An Alabama insurance agent, Jason Upton, president of The Upton Group, believes Congress should declare this current national crisis in such a manner that it would trigger the current TRIA program, thereby accessing coverage for which premiums have already been collected. If such a declaration is not possible, then Congress should act to amend the TRIA law to include COVID-19, he said.

R Street

However, free market think tank R Street, which typically opposes government insurance programs, thinks a federal pandemic insurance program has merit. In his blog on Insurance Journal, Right Street’s Ray Lehmann writes that if the private insurance market cannot absorb the risk of pandemics, there has to be an alternative to allowing businesses to fail and employees to be laid off.

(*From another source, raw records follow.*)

template <typename ST, bool ONE = false>
__device__ __forceinline__ void node_bwd_body(const NodeBArgs& a, float* lds) {
  typedef Image<0, 0> IM;
  typedef AccFor<ONE> Acc;
  float* f_node = lds + BW_TPB;
  float* t_node = f_node + IM::ND_SIZE;
  float* blocks = t_node + IM::TN_SIZE;
  const int lane0 = threadIdx.x & 63, w = threadIdx.x >> 6;
  float* gblk = blocks + w * NODE_GB;
  float* tscr = blocks + BW_WPB * NODE_GB + w * TSCR_FLOATS;
  stage_slice<IM::ND_SIZE, BW_TPB>(f_node, a.img_node, threadIdx.x);
  stage_slice<IM::TN_SIZE, BW_TPB>(t_node, a.imgT_node, threadIdx.x);
  zero_block<NODE_GB>(gblk, lane0);
  STAMP(0);
  __syncthreads();
  STAMP(1);

  const f4 zero = {0.f, 0.f, 0.f, 0.f};
  const int zt[1] = {0};
  const bool first = false;
  const int64_t ntiles = (a.N + TILE - 1) / TILE;
  for (int64_t tile = (int64_t)w * gridDim.x + blockIdx.x; tile < ntiles; tile += (int64_t)gridDim.x * BW_WPB) {
    const int lane = opaque_lane(lane0), i = lane & 15, g = lane >> 4;
    const int64_t n = tile * TILE + i;
    const bool active = n < a.N;
    f4 x0[1] = {zero};
    float xv0[3][1] = {{0.f}, {0.f}, {0.f}};
    f4 m0s = {1.f, 1.f, 1.f, 1.f}, m1s = {1.f, 1.f, 1.f, 1.f};
    float m0v = 1.f, m1v = 1.f;
    f4 gs[1] = {zero};
    float gv[3][1] = {{0.f}, {0.f}, {0.f}};
    if (active) {
      const int64_t hr = n * ROW;
      node_dropout(a.mask0, a.rng, 0, n, g, m0s, m0v);
      node_dropout(a.mask1, a.rng, 1, n, g, m1s, m1v);
      x0[0] = Io<ST>::ld4(a.h, hr + 4 * g) + Io<ST>::ld4(a.dh, hr + 4 * g) * m0s;
#pragma unroll
      for (int p = 0; p < 3; ++p) xv0[p][0] = Io<ST>::ld(a.h, hr + NS + 3 * g + p) + Io<ST>::ld(a.dh, hr + NS + 3 * g + p) * m0v;
      const float* ups[3] = {a.g_up0, a.g_up1, a.g_up2};
#pragma unroll
      for (int u = 0; u < 3; ++u)
        if (ups[u]) {
          const float* r_ = ups[u] + n * ROW;
          gs[0] += *reinterpret_cast<const f4*>(r_ + 4 * g);
#pragma unroll
          for (int p = 0; p < 3; ++p) gv[p][0] += r_[NS + 3 * g + p];
        }
    }
    f4 y[1] = {x0[0]};
    float yv[3][1] = {{xv0[0][0]}, {xv0[1][0]}, {xv0[2][0]}};
    ln_quad<NS, NV>(f_node + IM::ND_LN0, lane, y, yv);
    f4 hs[1][4], s2[1][1];
    float hv[1][3][2], v2[1][3][1];
    float bs0[1][4], bv0[1][3][1], bs1[1][16], bv1[1][3][2];
    typename Ff0<ST>::Cache c0[1];
    typename Ff1<ST>::Cache c1[1];
#pragma unroll
    for (int r = 0; r < 4; ++r) bs0[0][r] = y[0][r];
#pragma unroll
    for (int p = 0; p < 3; ++p) bv0[0][p][0] = yv[p][0];
    Ff0<ST>::template forward<1, Io<ST>::BF>(f_node + IM::ND_FF0, lane, zt, bs0, bv0, hs, hv, c0);
#pragma unroll
    for (int t = 0; t < 4; ++t)
#pragma unroll
      for (int r = 0; r < 4; ++r) bs1[0][4 * t + r] = hs[0][t][r];
#pragma unroll
    for (int p = 0; p < 3; ++p) { bv1[0][p][0] = hv[0][p][0]; bv1[0][p][1] = hv[0][p][1]; }
    Ff1<ST>::template forward<1, Io<ST>::BF>(f_node + IM::ND_FF1, lane, zt, bs1, bv1, s2, v2, c1);
    f4 z[1] = {y[0] + s2[0][0] * m1s};
    float zv[3][1];
#pragma unroll
    for (int p = 0; p < 3; ++p) zv[p][0] = yv[p][0] + v2[0][p][0] * m1v;

    STAMP(2);
    STAMP(3);
    {
      f4 dga[1], dbe[1];
      ln_quad_bwd<NS, NV>(f_node + IM::ND_LN1, lane, z, zv, gs, gv, dga, dbe);
      ln_param_grads<Acc, NS>(gblk + NB_LN1, first, lane, active, dga, dbe);
    }
    float d_hs[16], d_hv[3][2];
    {
      f4 d_so[1] = {gs[0] * m1s};
      float d_vo[3][1] = {{gv[0][0] * m1v}, {gv[1][0] * m1v}, {gv[2][0] * m1v}};
      typename Ff1<ST>::Grads gr1;
      STAMP(4);
      Ff1<ST>::template backward<Io<ST>::BF>(t_node + IM::TN_FF1, lane, c1[0], d_so, d_vo, d_hs, d_hv, gr1);
      STAMP(5);
      Ff1<ST>::template weight_grads<Acc, Io<ST>::BF>(gblk + NB_FF1, first, lane, 0, active, bs1[0], bv1[0], c1[0], gr1, tscr);
    }
    {
      f4 d_so[4];
#pragma unroll
      for (int t = 0; t < 4; ++t) d_so[t] = f4{d_hs[4 * t], d_hs[4 * t + 1], d_hs[4 * t + 2], d_hs[4 * t + 3]};
      float d_ys[4], d_yv[3][1];
      typename Ff0<ST>::Grads gr0;
      STAMP(6);
      Ff0<ST>::template backward<Io<ST>::BF>(t_node + IM::TN_FF0, lane, c0[0], d_so, d_hv, d_ys, d_yv, gr0);
      STAMP(7);
      Ff0<ST>::template weight_grads<Acc, Io<ST>::BF>(gblk + NB_FF0, first, lane, 0, active, bs0[0], bv0[0], c0[0], gr0, tscr);
#pragma unroll
      for (int r = 0; r < 4; ++r) gs[0][r] += d_ys[r];
#pragma unroll
      for (int p = 0; p < 3; ++p) gv[p][0] += d_yv[p][0];
    }
    STAMP(8);
    {
      f4 dga[1], dbe[1];
      ln_quad_bwd<NS, NV>(f_node + IM::ND_LN0, lane, x0, xv0, gs, gv, dga, dbe);
      ln_param_grads<Acc, NS>(gblk + NB_LN0, first, lane, active, dga, dbe);
    }
    if (active) {
      if (a.g_h) {
        float* row = a.g_h + n * ROW;
        *reinterpret_cast<f4*>(row + 4 * g) = gs[0];
#pragma unroll
        for (int p = 0; p < 3; ++p) row[NS + 3 * g + p] = gv[p][0];
      }
      float* row = a.g_dh + n * ROW;
      *reinterpret_cast<f4*>(row + 4 * g) = gs[0] * m0s;
#pragma unroll
      for (int p = 0; p < 3; ++p) row[NS + 3 * g + p] = gv[p][0] * m0v;
      if (a.zero_rows) {
        float* z = a.zero_rows + n * ROW;
        *reinterpret_cast<f4*>(z + 4 * g) = zero;
#pragma unroll
        for (int p = 0; p < 3; ++p) z[NS + 3 * g + p] = 0.f;
      }
    }
  }
  STAMP(9);
  write_slab_row<NODE_GB, NODE_GB>(a.slab, blocks);
  STAMP(10);
}
template <typename ST, bool ONE = false>
__global__ __launch_bounds__(BW_TPB, 2) void node_bwd_kernel(NodeBArgs a) {
  WALL_STAMP(0);
  extern __shared__ __attribute__((aligned(16))) float lds[];
  node_bwd_body<ST, ONE>(a, lds);
}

“It falls to government to step into the breach,” Lehmann stated, noting that that’s what government is doing with the unprecedented $2 trillion recovery package. “But ad hoc responses are less than ideal. Better still would be a permanent government solution,” he wrote.

“The devil, obviously, is in the details,” he added.

Court Challenges

The industry is also watching lawsuits over business interruption coverage. Several restaurants and a casino have asked courts to rule that their commercial insurance policies cover business interruption from the pandemic.

The owner of the famed French Laundry and the Bouchon Bistro in the Napa Valley sued a unit of The Hartford, seeking a declaration that the owner’s commercial insurance policy covers losses caused by a statewide business shutdown ordered to prevent the spread of coronavirus. That suit followed a similar suit by the Oceana Grill in New Orleans against a Lloyd’s of London insurer.

The same attorney— John Houghtaling II of Metairie, Louisiana — is behind both lawsuits.

Houghtaling wants to challenge the argument by insurance defense attorneys that business interruptions in reaction to the coronavirus are not covered losses under most business insurance policies.

“To avoid payments for a civil authority shut down the insurance industry is pushing out deceptive propaganda that the virus does not cause a dangerous condition to property,” Houghtaling said. “This is a lie, it’s untrue factually and legally.”

Last week, a Native American tribe in Oklahoma sued a group of insurance companies, asking a court to declare that losses it is incurring from shutting down its casinos during the coronavirus pandemic are covered by insurance. Among the defendants named in the lawsuit filed by the Chickasaw Nation in Oklahoma state court are several underwriters for insurance marketplace Lloyd’s of London, a unit of American International Group Inc. and XL Insurance America, now part of AXA SA.